C’est une offensive en règle que mène la France. C’est dans une bataille rangée que sa diplomatie s’est engagée contre le régime syrien dont elle dénonce les crimes jour après jour depuis onze mois. C’est un rare crescendo et, hier, Alain Juppé, s’est rendu, devant le Conseil des droits de l’homme de l’Onu, à Genève, pour y hausser encore le ton.

Rappelant « la barbarie de la répression », « les civils massacrés, les villes bombardées, les blessés achevés dans les hôpitaux, les réfugiés sur le chemin de l’exil », le ministre français des Affaires étrangères a lancé : « Le jour viendra où les autorités civiles et militaires syriennes, en premier lieu le président Assad lui-même, devront rendre compte de leurs actes ». Il y avait une colère dans sa voix et, ce matin même, il fait plus encore.

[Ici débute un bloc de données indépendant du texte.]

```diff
@@ -1652,37 +1792,12 @@
   ranges.next("witness: calculateAdditions + buildABC");
   auto T0 = std::chrono::steady_clock::now();
   auto lg = [&](const std::string& m) { if (log) log(m); };
-  Fr bl[13];
-  bl[0] = Fr::zero();
-  bl[12] = Fr::zero();
-  for (int i = 1; i <= 11; i++) bl[i] = blinding ? fr_from_le_normal(blinding + 32 * (i - 1)) : random_fr();
-  NZ_HIP(hipMemcpyAsync(blind.p, bl, sizeof(bl), hipMemcpyHostToDevice, s));
-
+  if (!sig_note.empty() && !sig_note_logged && log) {
+    lg(sig_note);
+    sig_note_logged = true;
+  }
   lg("Reading Wtns");
-  const Fr* wsrc = (const Fr*)witness;
-  if (!witness_on_device) {
-    NZ_HIP(hipMemcpyAsync(wtns_in.p, witness, (size_t)nWit * 32, hipMemcpyHostToDevice, s));
-    wsrc = wtns_in.p;
-  } else {
-    hipPointerAttribute_t at;
-    if (hipPointerGetAttributes(&at, witness) == hipSuccess && at.device != eng->device) {
-      NZ_HIP(hipMemcpyPeerAsync(wtns_in.p, eng->device, witness, at.device, (size_t)nWit * 32, s));
-      wsrc = wtns_in.p;
-    }
-  }
-  hipLaunchKernelGGL(k_wit_to_mont, dim3(grid_for(nWit, kT, 1u << 30)), dim3(kT), 0, s, wsrc, wit.p,
-                     (size_t)nWit);
-  for (size_t l = 0; l + 1 < add_level_start.size(); l++) {
-    uint32_t a0 = add_level_start[l], a1 = add_level_start[l + 1];
-    if (a1 > a0)
-      hipLaunchKernelGGL(k_additions, dim3(grid_for(a1 - a0, kT, 1u << 30)), dim3(kT), 0, s, adds.p + a0, a1 - a0,
-                         wit.p);
-  }
-  hipLaunchKernelGGL(k_build_abc, dim3(grid_for(std::max<size_t>(n, nPublic), kT, 1u << 30)), dim3(kT), 0, s,
-                     amap.p, bmap.p, cmap.p, nConstraints, n, wit.p, nVars, A.p, B.p, C.p, nPublic,
-                     top_host + mb_apub, top_host + mb_pubw);
-  NZ_HIP(hipGetLastError());
-  NZ_HIP(hipStreamSynchronize(s));
+  load_witness(witness, blinding, witness_on_device);
   tm[1] = ms_since(T0);
 
   ranges.next("round1: to4T + commit A, B, C");
@@ -1699,7 +1814,7 @@
         lg("multiexp A");
         lg("multiexp B");
         lg("multiexp C");
-        commit_start_abc(n + 2);
+        commit_start_abc(n + 2, true);
       } else {
       lg("multiexp A");
       commit_start(0, A.p, n + 2, &ltab, ltau.p);
diff --git a/nzcb-circom_amd/csrc/sigbasis.h b/nzcb-circom_amd/csrc/sigbasis.h
--- /dev/null
+++ b/nzcb-circom_amd/csrc/sigbasis.h
@@ -0,0 +1,28 @@
+#pragma once
+#include <string>
+#include <vector>
+
+#include "ec.h"
+
+namespace nzcb {
+
+struct SigBasis {
+  bool ok = false;
+  std::string note;
+  uint32_t cnt[3] = {0, 0, 0};
+  size_t stride = 0;
+  std::vector<uint32_t> idx;
+  std::vector<G1Affine> bases;
+  uint64_t terms = 0;
+  uint64_t expanded = 0;
+};
+constexpr uint32_t kSigNone = 0xffffffffu;
+constexpr uint64_t kSigCapDefault = 64;
+
+uint64_t sig_basis_cap(int64_t per_constraint = -2);
+
+SigBasis sig_basis_build(int device, const G1Affine* d_ltau, uint32_t n, uint32_t nWit, uint32_t nVars,
+                         uint32_t nConstraints, const uint8_t* additions, uint32_t nAdditions,
+                         const uint8_t* amap, const uint8_t* bmap, const uint8_t* cmap, size_t max_stride);
+
+}
diff --git a/nzcb-circom_amd/csrc/sigbasis.hip b/nzcb-circom_amd/csrc/sigbasis.hip
--- /dev/null
+++ b/nzcb-circom_amd/csrc/sigbasis.hip
@@ -0,0 +1,141 @@
+#include "sigbasis.h"
+
+#include <atomic>
+#include <cstring>
+
+#include "groth16.h"
+
+namespace nzcb {
+
+static std::atomic<uint64_t> g_sig_cap{kSigCapDefault};
+
+uint64_t sig_basis_cap(int64_t per_constraint) {
+  if (per_constraint == -2) return g_sig_cap.load();
+  return g_sig_cap.exchange(per_constraint < 0 ? kSigCapDefault : (uint64_t)per_constraint);
+}
+
+namespace {
+
+struct SigTerm {
+  uint32_t s;
+  Fr c;
+};
+
+}
+
+SigBasis sig_basis_build(int device, const G1Affine* d_ltau, uint32_t n, uint32_t nWit, uint32_t nVars,
+                         uint32_t nConstraints, const uint8_t* additions, uint32_t nAdditions,
+                         const uint8_t* amap, const uint8_t* bmap, const uint8_t* cmap, size_t max_stride) {
+  SigBasis sb;
+  const uint64_t cap = sig_basis_cap() * 3 * (uint64_t)nConstraints;
+  auto give_up = [&](const std::string& why) {
+    sb.ok = false;
+    sb.note = "signal basis: " + why + "; A, B, C are committed from the Lagrange basis";
+    return sb;
+  };
+  std::vector<uint64_t> off((size_t)nAdditions + 1, 0);
+  std::vector<SigTerm> ex;
+  std::vector<SigTerm> ta, tb;
+  for (uint32_t k = 0; k < nAdditions; k++) {
+    const uint8_t* p = additions + (size_t)k * 72;
+    uint32_t ai, bi;
+    Fr ac, bc;
+    std::memcpy(&ai, p, 4);
+    std::memcpy(&bi, p + 4, 4);
+    std::memcpy(ac.v, p + 8, 32);
+    std::memcpy(bc.v, p + 40, 32);
+    auto operand = [&](uint32_t v, const Fr& coef, std::vector<SigTerm>& out) {
+      out.clear();
+      if (v == 0 || v >= nVars) return;
+      if (v < nWit) {
+        out.push_back({v, coef});
+        return;
+      }
+      const uint32_t kk = v - nWit;
+      if (kk >= k) return;
+      for (uint64_t t = off[kk]; t < off[kk + 1]; t++) out.push_back({ex[t].s, coef * ex[t].c});
+    };
+    operand(ai, ac, ta);
+    operand(bi, bc, tb);
+    size_t i = 0, j = 0;
+    auto put = [&](uint32_t s, const Fr& c) {
+      if (!reduce_once(c).is_zero()) ex.push_back({s, c});
+    };
+    while (i < ta.size() || j < tb.size()) {
+      if (j == tb.size() || (i < ta.size() && ta[i].s < tb[j].s)) {
+        put(ta[i].s, ta[i].c);
+        i++;
+      } else if (i == ta.size() || tb[j].s < ta[i].s) {
+        put(tb[j].s, tb[j].c);
+        j++;
+      } else {
+        put(ta[i].s, ta[i].c + tb[j].c);
+        i++;
+        j++;
+      }
+    }
+    off[k + 1] = ex.size();
+    if (ex.size() > cap) return give_up("the additions expand past " + std::to_string(cap) + " terms");
+  }
+  sb.expanded = ex.size();
+
+  const uint32_t gates = nConstraints < n ? nConstraints : n;
+  G16RowsBuilder b((uint64_t)3 * nWit, n);
+  const uint8_t* maps[3] = {amap, bmap, cmap};
+  for (int set = 0; set < 3; set++) {
+    for (uint32_t g = 0; g < gates; g++) {
+      uint32_t v;
+      std::memcpy(&v, maps[set] + (size_t)g * 4, 4);
+      if (v == 0 || v >= nVars) continue;
+      if (v < nWit) {
+        b.add((uint64_t)set * nWit + v, g, Fr::one());
+        sb.terms++;
+      } else {
+        const uint32_t kk = v - nWit;
+        for (uint64_t t = off[kk]; t < off[kk + 1]; t++) b.add((uint64_t)set * nWit + ex[t].s, g, ex[t].c);
+        sb.terms += off[kk + 1] - off[kk];
+      }
+      if (sb.terms > cap) return give_up("the gates expand past " + std::to_string(cap) + " terms");
+    }
+  }
+  ex.clear();
+  ex.shrink_to_fit();
+  G16Rows rows = b.finish();
+  const G16Schedule sch = g16_schedule();
+  const G16Plan plan = g16_plan(rows, sch.chunk, sch.fan_in);
+  std::vector<G1Affine> out((size_t)3 * nWit);
+  g16_rows_g1_device(device, reinterpret_cast<const G1Pt*>(d_ltau), rows, plan, reinterpret_cast<uint8_t*>(out.data()));
+
+  auto present = [&](size_t r) { return rows.row_off[r + 1] > rows.row_off[r] && !out[r].is_inf(); };
+  uint32_t most = 0;
+  for (int set = 0; set < 3; set++) {
+    for (uint32_t s = 0; s < nWit; s++) sb.cnt[set] += present((size_t)set * nWit + s) ? 1u : 0u;
+    most = sb.cnt[set] > most ? sb.cnt[set] : most;
+  }
+  sb.stride = (size_t)most + 2;
+  if (sb.stride > max_stride)
+    return give_up("a set has " + std::to_string(most) + " signals, more than the " + std::to_string(n) + " gate slots");
+  G1Affine tail[2];
+  if (hipMemcpy(tail, d_ltau + n, sizeof tail, hipMemcpyDeviceToHost) != hipSuccess)
+    throw Error(NZCB_ERR_HIP, "signal basis: reading the blinding points failed");
+  G1Affine inf;
+  inf.x = Fq::zero();
+  inf.y = Fq::zero();
+  sb.idx.assign(3 * sb.stride, kSigNone);
+  sb.bases.assign(3 * sb.stride, inf);
+  for (int set = 0; set < 3; set++) {
+    size_t at = (size_t)set * sb.stride;
+    for (uint32_t s = 0; s < nWit; s++) {
+      const size_t r = (size_t)set * nWit + s;
+      if (!present(r)) continue;
+      sb.idx[at] = s;
+      sb.bases[at++] = out[r];
+    }
+    sb.bases[at] = tail[0];
+    sb.bases[at + 1] = tail[1];
+  }
+  sb.ok = true;
+  return sb;
+}
+
+}
diff --git a/nzcb-circom_amd/nzcb/__init__.py b/nzcb-circom_amd/nzcb/__init__.py
--- a/nzcb-circom_amd/nzcb/__init__.py
+++ b/nzcb-circom_amd/nzcb/__init__.py
@@ -50,6 +50,7 @@
     "nzcb_groth16_setup", "nzcb_groth16_setup_file", "nzcb_groth16_contribute", "nzcb_groth16_contribute_file",
     "nzcb_groth16_vk_to_json", "nzcb_groth16_vk_to_json_file", "nzcb_engine_groth16_rows",
     "nzcb_debug_groth16_schedule", "nzcb_debug_groth16_timings",
+    "nzcb_debug_signal_basis_cap", "nzcb_debug_signal_basis_info", "nzcb_debug_commit_abc", "nzcb_debug_signal_rows",
 ]
 
 NZCB_FAULT_QUOTIENT = 1
@@ -82,6 +83,10 @@
         return True
     m = re.match(r"\s*[+-]?\d+", e)
     return bool(m) and int(m.group()) != 0
+
+
+def signal_basis_cap(per_constraint: int = -1) -> int:
+    return load().nzcb_debug_signal_basis_cap(per_constraint)
 
 
 def guard_check(device: int = -1) -> int:
@@ -329,6 +334,10 @@
                                              ctypes.c_uint64, POINTER(c_uint32), u8p, u8p, POINTER(_Err)]),
         "nzcb_debug_groth16_schedule": (c_int, [c_int, c_int, POINTER(c_int), POINTER(c_int)]),
         "nzcb_debug_groth16_timings": (c_int, [POINTER(c_double), c_int]),
+        "nzcb_debug_signal_basis_cap": (c_int, [c_int]),
+        "nzcb_debug_signal_basis_info": (c_int, [c_void_p, POINTER(c_uint64)]),
+        "nzcb_debug_commit_abc": (c_int, [c_void_p, u8p, c_size_t, u8p, c_int, u8p, POINTER(_Err)]),
+        "nzcb_debug_signal_rows": (c_int, [c_void_p, c_int, u8p, POINTER(c_uint32), c_size_t, POINTER(_Err)]),
     }
     lib.missing_symbols = []
     for name, (res, args) in sigs.items():
@@ -896,6 +905,31 @@
     def inject_fault(self, kind: int = NZCB_FAULT_QUOTIENT) -> None:
         if self.lib.nzcb_debug_inject_fault(self.h, kind) != 0:
             raise ValueError(f"bad fault kind {kind}")
+
+    def signal_basis_info(self) -> dict:
+        out = (c_uint64 * 7)()
+        self.lib.nzcb_debug_signal_basis_info(self.h, out)
+        return {"on": bool(out[0]), "rows": [int(out[1]), int(out[2]), int(out[3])], "stride": int(out[4]),
+                "terms": int(out[5]), "table_bytes": int(out[6])}
+
+    def commit_abc(self, witness_le: bytes, blinding: bytes, signal_basis: bool):
+        if len(blinding) != BLINDING_BYTES:
+            raise ValueError("blinding must be 11 x 32 bytes")
+        out = _out(192)
+        err = _Err()
+        _check(self.lib.nzcb_debug_commit_abc(self.h, _buf(witness_le), len(witness_le) // 32, _buf(blinding),
+                                              int(signal_basis), out, ctypes.byref(err)), err)
+        b = bytes(out)
+        return b[:64], b[64:128], b[128:]
+
+    def signal_rows(self, k: int) -> dict:
+        cnt = self.signal_basis_info()["rows"][k]
+        rows = _out(64 * cnt)
+        sig = (c_uint32 * max(cnt, 1))()
+        err = _Err()
+        _check(self.lib.nzcb_debug_signal_rows(self.h, k, rows, sig, cnt, ctypes.byref(err)), err)
+        b = bytes(rows)
+        return {int(sig[i]): b[64 * i:64 * i + 64] for i in range(cnt)}
 
     def kernel_stats(self, enable: int = -1):
         out = (c_double * 4)()
```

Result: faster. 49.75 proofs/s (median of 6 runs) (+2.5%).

Dans une interview à La Croix , il appelle explicitement les chrétiens de Syrie à sortir de la neutralité à laquelle la plupart d’entre eux se cantonnent par crainte qu’un gouvernement issu de la majorité sunnite ne leur soit moins favorable que le régime actuel, fondé sur la domination de la minorité alaouite. « La meilleure protection pour les chrétiens d’Orient et la véritable garantie de la pérennité de leur présence résident aujourd’hui dans l’instauration de la démocratie dans les pays arabes », leur dit-il. « En Syrie, comme ailleurs, ajoute-t-il, (leur) intérêt est d’embrasser des évolutions qui sont à la fois inéluctables et positives (car) c’est en s’engageant de manière décidée dans la construction d’une région nouvelle qu’ils protégeront leur avenir ».

Le ministre des Affaires étrangères vient, autrement dit, d’appeler la communauté chrétienne de Syrie à se détourner de ce régime, à « s’engager » pour la démocratie, si ce n’est contre Assad. Comme elle l’avait fait en Libye, la France pousse les feux du changement en Syrie mais pourquoi ?

La réponse est dans les deux adjectifs, « inéluctable » et « positif », employés par Alain Juppé. Après un trop long moment de flottement aux tout débuts du printemps arabe, la diplomatie française s’est persuadée qu’une page se tournait dans la Méditerranée musulmane, que le temps des dictatures issues de la décolonisation y était révolu, qu’une nouvelle génération y aspirait résolument à la démocratie et que cette génération prendrait inéluctablement les commandes sitôt que la simple démographie lui aurait donné le pouvoir.

Il ne s’agit plus de se demander si ces révolutions sont à regretter ou pas car la réalité est qu’elles se sont produites et se développent, considère la diplomatie française qui a donc choisi de jouer le long terme. Au-delà des incertitudes de l’instant, elle table sur une évolution turque des islamistes à l’épreuve du pouvoir, sur la marginalisation des djihadistes et sur un vrai rapprochement, surtout, entre l’Europe et le monde arabe qui passe par un soutien à sa quête de liberté et permettra, un jour, la création de cette vaste zone de coopération économique à laquelle les deux rives de la Méditerranée auraient un intérêt commun. Or cette vision, tous les partis français la partagent à l’exception du Front national. Ce n’est pas la majorité sortante mais la France qu’Alain Juppé exprime là et c’est ce qui explique sa détermination.